WHAT YOU WILL DO — Please copy each line from the entries that contains the string "alignas".

Start of Block

# W298/Surtr

Measured on AMD Instinct MI355X. Metric: fragments/sec, higher is better.
Workload: dtype f32

## Files before the change

surtr_amd/csrc/surtr_hip.hip:

```cpp
#include <algorithm>
#include <cmath>
#include <cstdio>
#include <cstdlib>
#include <cstring>
#include <string>
#include <type_traits>
#include <vector>

#include "surtr_ctx.h"
#include "small_clip.h"
#ifndef SC_RESUME
#define SC_RESUME 1
#endif
#include "literal_clip.h"
#include "wave_clip.h"
#include "prep_sorted.h"

template <uint32_t LV, uint32_t LH>
struct alignas(16) LdsTopoT
{
    static_assert(LV % 16 == 0 && LH % 8 == 0, "clip_image copies 16-byte words into these arrays");
    static constexpr uint32_t kLV = LV, kLH = LH;
    alignas(16) uint16_t loff[LV];
    alignas(16) uint8_t llen[LV];
// ... 1812 lines not shown
    refit_fragments(HullFirst4{}, frags, counts, pool, A, forder, cap_frags, frag_status, piece_cpos, piece_cvo);
}

__global__ __launch_bounds__(SURTR_LANES) void k_refit_n(FragRec* __restrict__ frags, const surtr_counts* __restrict__ counts,
                                                      ScratchPool pool, Arena A, const uint32_t* __restrict__ forder, uint32_t cap_frags,
                                                      uint32_t* __restrict__ frag_status, const float* __restrict__ piece_cpos,
                                                      const uint32_t* __restrict__ piece_cvo, uint32_t limit, uint32_t* __restrict__ hull_ws)
{
    refit_fragments(HullLimited{limit, A.capV, hull_ws}, frags, counts, pool, A, forder, cap_frags, frag_status, piece_cpos, piece_cvo);
}

__global__ __launch_bounds__(SURTR_LANES) void k_hull_probe(const float* __restrict__ pts, uint32_t n, uint32_t limit, uint32_t* __restrict__ ws,
                                                         float* __restrict__ normals, uint32_t* __restrict__ out )
{
    __shared__ RhLds H;
    __shared__ ArgF slotF[SURTR_NWAVE];
    __shared__ ArgD slotD[SURTR_NWAVE];
    const int rc = rh_build(pts, n, n < limit ? n : limit, (float*)ws, ws + n, H, slotF, slotD);
    if (rc == 0)
        for (uint32_t i = threadIdx.x; i < 3u * H.nLive; i += group_size()) normals[i] = (&H.nrm[0][0])[i];
    if (threadIdx.x == 0) { out[0] = (uint32_t)rc; out[1] = rc == 0 ? H.nLive : 0u; }
}


__device__ __forceinline__ bool on_right(const float* a, const float* b, const float* c, float nx, float ny, float nz)
{
    const float ux = b[0] - a[0], uy = b[1] - a[1], uz = b[2] - a[2];
    const float wx = c[0] - a[0], wy = c[1] - a[1], wz = c[2] - a[2];
    const float cx = uy * wz - uz * wy, cy = uz * wx - ux * wz, cz = ux * wy - uy * wx;
    return dot3(cx, cy, cz, nx, ny, nz) > 0.f;
}

template <class LP>
__device__ __attribute__((always_inline)) static inline uint32_t ear_clip_face(const float* pos, const LP* loop, int N, int32_t* tmp, uint32_t* out)
{
    if (N <= 2) return 0;
    if (N == 3) { out[0] = loop[0]; out[1] = loop[1]; out[2] = loop[2]; return 3; }
    const float* A0 = pos + 3 * loop[0]; const float* B0 = pos + 3 * loop[1]; const float* C0 = pos + 3 * loop[2];
    float nx, ny, nz;
    {
        const float ux = B0[0] - A0[0], uy = B0[1] - A0[1], uz = B0[2] - A0[2];
        const float wx = C0[0] - A0[0], wy = C0[1] - A0[1], wz = C0[2] - A0[2];
        nx = uy * wz - uz * wy; ny = uz * wx - ux * wz; nz = ux * wy - uy * wx;
    }
    {
        float sx = 0.f, sy = 0.f, sz = 0.f;
        for (int v = 0; v < N; ++v)
        {
            const float* p = pos + 3 * loop[v]; const float* q = pos + 3 * loop[(v + 1) % N];
            const float ux = p[0] - A0[0], uy = p[1] - A0[1], uz = p[2] - A0[2];
            const float wx = q[0] - A0[0], wy = q[1] - A0[1], wz = q[2] - A0[2];
            sx = sx + (uy * wz - uz * wy); sy = sy + (uz * wx - ux * wz); sz = sz + (ux * wy - uy * wx);
        }
        if (dot3(sx, sy, sz, nx, ny, nz) < 0.f) { nx = -nx; ny = -ny; nz = -nz; }
    }
    int32_t* prv = tmp; int32_t* nxt = tmp + N; int32_t* rfx = tmp + 2 * N;
    for (int i = 0; i < N; ++i) { prv[i] = (i + N - 1) % N; nxt[i] = (i + 1) % N; }
    for (int i = 0; i < N; ++i)
        rfx[i] = on_right(pos + 3 * loop[prv[i]], pos + 3 * loop[i], pos + 3 * loop[nxt[i]], nx, ny, nz) ? 0 : 1;
    int skipped = 0, left = N, cur = 0;
    uint32_t at = 0;
    while (left > 3)
    {
        const int p = prv[cur], n = nxt[cur];
        bool ear = rfx[cur] == 0;
        if (ear)
        {
            const float* a = pos + 3 * loop[p]; const float* b = pos + 3 * loop[cur]; const float* c = pos + 3 * loop[n];
            for (int r = 0; r < N && ear; ++r)
            {
                if (!rfx[r]) continue;
                if (r == p || r == n) continue;
                const float* q = pos + 3 * loop[r];
                if ((q[0] == a[0] && q[1] == a[1] && q[2] == a[2]) || (q[0] == b[0] && q[1] == b[1] && q[2] == b[2])) continue;
                if (!on_right(a, b, q, nx, ny, nz)) continue;
                if (!on_right(b, c, q, nx, ny, nz)) continue;
                if (!on_right(c, a, q, nx, ny, nz)) continue;
                ear = false;
            }
        }
        if (ear)
        {
            out[at] = loop[p]; out[at + 1] = loop[cur]; out[at + 2] = loop[n];
            nxt[p] = n; prv[n] = p;
            const int adj[2] = {p, n};
            for (int k = 0; k < 2; ++k)
            {
                const int v = adj[k];
                if (!rfx[v]) continue;
                rfx[v] = on_right(pos + 3 * loop[prv[v]], pos + 3 * loop[v], pos + 3 * loop[nxt[v]], nx, ny, nz) ? 0 : 1;
            }
            at += 3; --left; skipped = 0;
        }
        else if (++skipped > left) return 0;
        cur = n;
    }
    out[at] = loop[prv[cur]]; out[at + 1] = loop[cur]; out[at + 2] = loop[nxt[cur]];
    return at + 3;
}

template <class LP>
__device__ __attribute__((always_inline)) static inline uint32_t ear_clip_small(const float* pos, const LP* loop, int N, uint32_t* out)
{
    if (N <= 2) return 0;
    if (N == 3) { out[0] = loop[0]; out[1] = loop[1]; out[2] = loop[2]; return 3; }
    auto P = [&](int i) -> const float* { return pos + 3 * (int)loop[i]; };
    const float* A0 = P(0); const float* B0 = P(1); const float* C0 = P(2);
    float nx, ny, nz;
    {
        const float ux = B0[0] - A0[0], uy = B0[1] - A0[1], uz = B0[2] - A0[2];
        const float wx = C0[0] - A0[0], wy = C0[1] - A0[1], wz = C0[2] - A0[2];
        nx = uy * wz - uz * wy; ny = uz * wx - ux * wz; nz = ux * wy - uy * wx;
    }
    {
        float sx = 0.f, sy = 0.f, sz = 0.f;
        for (int v = 0; v < N; ++v)
        {
            const float* p = P(v); const float* q = P((v + 1) % N);
            const float ux = p[0] - A0[0], uy = p[1] - A0[1], uz = p[2] - A0[2];
            const float wx = q[0] - A0[0], wy = q[1] - A0[1], wz = q[2] - A0[2];
            sx = sx + (uy * wz - uz * wy); sy = sy + (uz * wx - ux * wz); sz = sz + (ux * wy - uy * wx);
        }
        if (dot3(sx, sy, sz, nx, ny, nz) < 0.f) { nx = -nx; ny = -ny; nz = -nz; }
    }
    uint32_t prv = 0, nxt = 0, rfx = 0;
    auto get = [](uint32_t w, int i) -> int { return (int)((w >> (4 * i)) & 15u); };
    auto put = [](uint32_t& w, int i, int v) { w = (w & ~(15u << (4 * i))) | ((uint32_t)v << (4 * i)); };
    for (int i = 0; i < N; ++i) { put(prv, i, (i + N - 1) % N); put(nxt, i, (i + 1) % N); }
    for (int i = 0; i < N; ++i)
        if (!on_right(P(get(prv, i)), P(i), P(get(nxt, i)), nx, ny, nz)) rfx |= 1u << i;
    int skipped = 0, left = N, cur = 0;
    uint32_t at = 0;
    while (left > 3)
    {
        const int p = get(prv, cur), n = get(nxt, cur);
        bool ear = ((rfx >> cur) & 1u) == 0u;
        if (ear)
        {
            const float* a = P(p); const float* b = P(cur); const float* c = P(n);
            for (int r = 0; r < N && ear; ++r)
            {
                if (!((rfx >> r) & 1u)) continue;
                if (r == p || r == n) continue;
                const float* q = P(r);
                if ((q[0] == a[0] && q[1] == a[1] && q[2] == a[2]) || (q[0] == b[0] && q[1] == b[1] && q[2] == b[2])) continue;
                if (!on_right(a, b, q, nx, ny, nz)) continue;
                if (!on_right(b, c, q, nx, ny, nz)) continue;
                if (!on_right(c, a, q, nx, ny, nz)) continue;
                ear = false;
            }
        }
        if (ear)
        {
            out[at] = loop[p]; out[at + 1] = loop[cur]; out[at + 2] = loop[n];
            put(nxt, p, n); put(prv, n, p);
            const int adj[2] = {p, n};
            for (int k = 0; k < 2; ++k)
            {
                const int v = adj[k];
                if (!((rfx >> v) & 1u)) continue;
                if (on_right(P(get(prv, v)), P(v), P(get(nxt, v)), nx, ny, nz)) rfx &= ~(1u << v);
            }
            at += 3; --left; skipped = 0;
        }
        else if (++skipped > left) return 0;
        cur = n;
    }
    out[at] = loop[get(prv, cur)]; out[at + 1] = loop[cur]; out[at + 2] = loop[get(nxt, cur)];
    return at + 3;
}

#ifndef SURTR_EAR_WAVE_MAX
#define SURTR_EAR_WAVE_MAX 256u
#endif
#if SURTR_LANES == 64
template <class LP>
__device__ __attribute__((always_inline)) static inline uint32_t ear_clip_face_wave(const float* pos, const LP* loop, int N, uint32_t* out)
{
    const int lane = (int)lane_id();
    const bool mine = lane < N;
    const int32_t vid = (int32_t)loop[mine ? lane : 0];
    const float x = pos[3 * vid], y = pos[3 * vid + 1], z = pos[3 * vid + 2];
#ifdef SURTR_EAR_SHFL
#define EAR_BCAST(v, i) __shfl(v, i, 64)
#else
#define EAR_BCAST(v, i) lane_bcast(v, (uint32_t)(i))
#endif
    auto bx = [&](int i) { return EAR_BCAST(x, i); };
    auto by = [&](int i) { return EAR_BCAST(y, i); };
    auto bz = [&](int i) { return EAR_BCAST(z, i); };
    const float ax0 = bx(0), ay0 = by(0), az0 = bz(0);
    float nx, ny, nz;
    {
        const float ux = bx(1) - ax0, uy = by(1) - ay0, uz = bz(1) - az0;
        const float wx = bx(2) - ax0, wy = by(2) - ay0, wz = bz(2) - az0;
        nx = uy * wz - uz * wy; ny = uz * wx - ux * wz; nz = ux * wy - uy * wx;
    }
    {
        float sx = 0.f, sy = 0.f, sz = 0.f;
        for (int v = 0; v < N; ++v)
        {
            const int q = (v + 1) % N;
            const float ux = bx(v) - ax0, uy = by(v) - ay0, uz = bz(v) - az0;
            const float wx = bx(q) - ax0, wy = by(q) - ay0, wz = bz(q) - az0;
            sx = sx + (uy * wz - uz * wy); sy = sy + (uz * wx - ux * wz); sz = sz + (ux * wy - uy * wx);
        }
        if (dot3(sx, sy, sz, nx, ny, nz) < 0.f) { nx = -nx; ny = -ny; nz = -nz; }
    }
    int prv = (lane + N - 1) % N, nxt = (lane + 1) % N;
    auto right_of = [&](float ax, float ay, float az, float bx_, float by_, float bz_, float cx, float cy, float cz) {
        const float ux = bx_ - ax, uy = by_ - ay, uz = bz_ - az;
        const float wx = cx - ax, wy = cy - ay, wz = cz - az;
        const float kx = uy * wz - uz * wy, ky = uz * wx - ux * wz, kz = ux * wy - uy * wx;
        return dot3(kx, ky, kz, nx, ny, nz) > 0.f;
    };
    bool rfx = false;
    {
        const float px_ = __shfl(x, prv, 64), py_ = __shfl(y, prv, 64), pz_ = __shfl(z, prv, 64);
        const float qx = __shfl(x, nxt, 64), qy = __shfl(y, nxt, 64), qz = __shfl(z, nxt, 64);
        rfx = mine && !right_of(px_, py_, pz_, x, y, z, qx, qy, qz);
    }
    int skipped = 0, left = N, cur = 0;
    uint32_t at = 0;
    while (left > 3)
    {
        const int p = EAR_BCAST(prv, cur), n = EAR_BCAST(nxt, cur);
        const bool cur_reflex = EAR_BCAST((int)rfx, cur) != 0;
        bool ear = !cur_reflex;
        if (ear)
        {
            const float ax = bx(p), ay = by(p), az = bz(p);
            const float cx_ = bx(cur), cy_ = by(cur), cz_ = bz(cur);
            const float ex = bx(n), ey = by(n), ez = bz(n);
            bool inside = false;
            if (mine && rfx && lane != p && lane != n)
            {
                const bool same = (x == ax && y == ay && z == az) || (x == cx_ && y == cy_ && z == cz_);
                if (!same)
                    inside = right_of(ax, ay, az, cx_, cy_, cz_, x, y, z) && right_of(cx_, cy_, cz_, ex, ey, ez, x, y, z) &&
                             right_of(ex, ey, ez, ax, ay, az, x, y, z);
            }
            ear = __ballot(inside) == 0ull;
        }
        if (ear)
        {
            if (lane == 0) { out[at] = (uint32_t)loop[p]; out[at + 1] = (uint32_t)loop[cur]; out[at + 2] = (uint32_t)loop[n]; }
            if (lane == p) nxt = n;
            if (lane == n) prv = p;
            const int np = EAR_BCAST(prv, p), nn = EAR_BCAST(nxt, n);
            const float npx = bx(np), npy = by(np), npz = bz(np), nnx = bx(nn), nny = by(nn), nnz = bz(nn);
            const float ppx = bx(p), ppy = by(p), ppz = bz(p), qqx = bx(n), qqy = by(n), qqz = bz(n);
            if (lane == p && rfx) rfx = !right_of(npx, npy, npz, x, y, z, qqx, qqy, qqz);
            if (lane == n && rfx) rfx = !right_of(ppx, ppy, ppz, x, y, z, nnx, nny, nnz);
            at += 3; --left; skipped = 0;
        }
        else if (++skipped > left) return 0;
        cur = n;
    }
    {
        const int p = EAR_BCAST(prv, cur), n = EAR_BCAST(nxt, cur);
        if (lane == 0) { out[at] = (uint32_t)loop[p]; out[at + 1] = (uint32_t)loop[cur]; out[at + 2] = (uint32_t)loop[n]; }
    }
    return at + 3;
}

template <int K, class LP>
__device__ __attribute__((noinline)) static uint32_t ear_clip_face_wave_k(const float* pos, const LP* loop, int N, uint32_t* out)
{
    const int lane = (int)lane_id();
    float x[K], y[K], z[K]; int prv[K], nxt[K]; bool rfx[K], mine[K];
#pragma unroll
    for (int j = 0; j < K; ++j)
    {
        const int v = lane + 64 * j;
        mine[j] = v < N;
        const int32_t vid = (int32_t)loop[mine[j] ? v : 0];
        x[j] = pos[3 * vid]; y[j] = pos[3 * vid + 1]; z[j] = pos[3 * vid + 2];
        prv[j] = (v + N - 1) % N; nxt[j] = (v + 1) % N; rfx[j] = false;
    }
    auto bf = [&](const float (&a)[K], int i) -> float {
        const int jj = i >> 6; const uint32_t l = (uint32_t)(i & 63);
        float r = lane_bcast(a[0], l);
#pragma unroll
        for (int j = 1; j < K; ++j) { const float t = lane_bcast(a[j], l); r = jj == j ? t : r; }
        return r;
    };
    auto bi = [&](const int (&a)[K], int i) -> int {
        const int jj = i >> 6; const uint32_t l = (uint32_t)(i & 63);
        int r = lane_bcast(a[0], l);
#pragma unroll
        for (int j = 1; j < K; ++j) { const int t = lane_bcast(a[j], l); r = jj == j ? t : r; }
        return r;
    };
    auto bb = [&](const bool (&a)[K], int i) -> bool {
        const int jj = i >> 6; const uint32_t l = (uint32_t)(i & 63);
        int r = lane_bcast((int)a[0], l);
#pragma unroll
        for (int j = 1; j < K; ++j) { const int t = lane_bcast((int)a[j], l); r = jj == j ? t : r; }
        return r != 0;
    };
    const float ax0 = bf(x, 0), ay0 = bf(y, 0), az0 = bf(z, 0);
    float nx, ny, nz;
    {
        const float ux = bf(x, 1) - ax0, uy = bf(y, 1) - ay0, uz = bf(z, 1) - az0;
        const float wx = bf(x, 2) - ax0, wy = bf(y, 2) - ay0, wz = bf(z, 2) - az0;
        nx = uy * wz - uz * wy; ny = uz * wx - ux * wz; nz = ux * wy - uy * wx;
    }
    {
        float sx = 0.f, sy = 0.f, sz = 0.f;
        float px_ = ax0, py_ = ay0, pz_ = az0;
        for (int v = 0; v < N; ++v)
        {
            const int q = (v + 1) % N;
            const float qx = bf(x, q), qy = bf(y, q), qz = bf(z, q);
            const float ux = px_ - ax0, uy = py_ - ay0, uz = pz_ - az0;
            const float wx = qx - ax0, wy = qy - ay0, wz = qz - az0;
            sx = sx + (uy * wz - uz * wy); sy = sy + (uz * wx - ux * wz); sz = sz + (ux * wy - uy * wx);
            px_ = qx; py_ = qy; pz_ = qz;
        }
        if (dot3(sx, sy, sz, nx, ny, nz) < 0.f) { nx = -nx; ny = -ny; nz = -nz; }
    }
    auto right_of = [&](float ax, float ay, float az, float bx_, float by_, float bz_, float cx, float cy, float cz) {
        const float ux = bx_ - ax, uy = by_ - ay, uz = bz_ - az;
        const float wx = cx - ax, wy = cy - ay, wz = cz - az;
        const float kx = uy * wz - uz * wy, ky = uz * wx - ux * wz, kz = ux * wy - uy * wx;
        return dot3(kx, ky, kz, nx, ny, nz) > 0.f;
    };
#pragma unroll
    for (int j = 0; j < K; ++j)
    {
        float pxv = 0.f, pyv = 0.f, pzv = 0.f, qxv = 0.f, qyv = 0.f, qzv = 0.f;
#pragma unroll
        for (int s2 = 0; s2 < K; ++s2)
        {
            const float tx = __shfl(x[s2], prv[j] & 63, 64), ty = __shfl(y[s2], prv[j] & 63, 64), tz = __shfl(z[s2], prv[j] & 63, 64);
            if ((prv[j] >> 6) == s2) { pxv = tx; pyv = ty; pzv = tz; }
            const float ux = __shfl(x[s2], nxt[j] & 63, 64), uy = __shfl(y[s2], nxt[j] & 63, 64), uz = __shfl(z[s2], nxt[j] & 63, 64);
            if ((nxt[j] >> 6) == s2) { qxv = ux; qyv = uy; qzv = uz; }
        }
        rfx[j] = mine[j] && !right_of(pxv, pyv, pzv, x[j], y[j], z[j], qxv, qyv, qzv);
    }
    auto set_i = [&](int (&a)[K], int i, int val) {
#pragma unroll
        for (int j = 0; j < K; ++j) if (lane == (i & 63) && (i >> 6) == j) a[j] = val;
    };
    int skipped = 0, left = N, cur = 0;
    uint32_t at = 0;
    while (left > 3)
    {
        const int p = bi(prv, cur), n = bi(nxt, cur);
        bool ear = !bb(rfx, cur);
        if (ear)
        {
            const float ax = bf(x, p), ay = bf(y, p), az = bf(z, p);
            const float cx_ = bf(x, cur), cy_ = bf(y, cur), cz_ = bf(z, cur);
            const float ex = bf(x, n), ey = bf(y, n), ez = bf(z, n);
            bool inside = false;
#pragma unroll
            for (int j = 0; j < K; ++j)
            {
                const int v = lane + 64 * j;
                if (mine[j] && rfx[j] && v != p && v != n)
                {
                    const bool same = (x[j] == ax && y[j] == ay && z[j] == az) || (x[j] == cx_ && y[j] == cy_ && z[j] == cz_);
                    if (!same && right_of(ax, ay, az, cx_, cy_, cz_, x[j], y[j], z[j]) && right_of(cx_, cy_, cz_, ex, ey, ez, x[j], y[j], z[j]) &&
                        right_of(ex, ey, ez, ax, ay, az, x[j], y[j], z[j])) inside = true;
                }
            }
            ear = __ballot(inside) == 0ull;
        }
        if (ear)
        {
            if (lane == 0) { out[at] = (uint32_t)loop[p]; out[at + 1] = (uint32_t)loop[cur]; out[at + 2] = (uint32_t)loop[n]; }
            set_i(nxt, p, n);
            set_i(prv, n, p);
            const int np = bi(prv, p), nn = bi(nxt, n);
            const float npx = bf(x, np), npy = bf(y, np), npz = bf(z, np), nnx = bf(x, nn), nny = bf(y, nn), nnz = bf(z, nn);
            const float ppx = bf(x, p), ppy = bf(y, p), ppz = bf(z, p), qqx = bf(x, n), qqy = bf(y, n), qqz = bf(z, n);
#pragma unroll
            for (int j = 0; j < K; ++j)
            {
                const int v = lane + 64 * j;
                if (v == p && rfx[j]) rfx[j] = !right_of(npx, npy, npz, x[j], y[j], z[j], qqx, qqy, qqz);
                if (v == n && rfx[j]) rfx[j] = !right_of(ppx, ppy, ppz, x[j], y[j], z[j], nnx, nny, nnz);
            }
            at += 3; --left; skipped = 0;
        }
        else if (++skipped > left) return 0;
        cur = n;
    }
    {
        const int p = bi(prv, cur), n = bi(nxt, cur);
        if (lane == 0) { out[at] = (uint32_t)loop[p]; out[at + 1] = (uint32_t)loop[cur]; out[at + 2] = (uint32_t)loop[n]; }
    }
    return at + 3;
}
#endif
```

End of Block

EXERCISE OUTPUT —
struct alignas(16) LdsTopoT
    alignas(16) uint16_t loff[LV];
    alignas(16) uint8_t llen[LV];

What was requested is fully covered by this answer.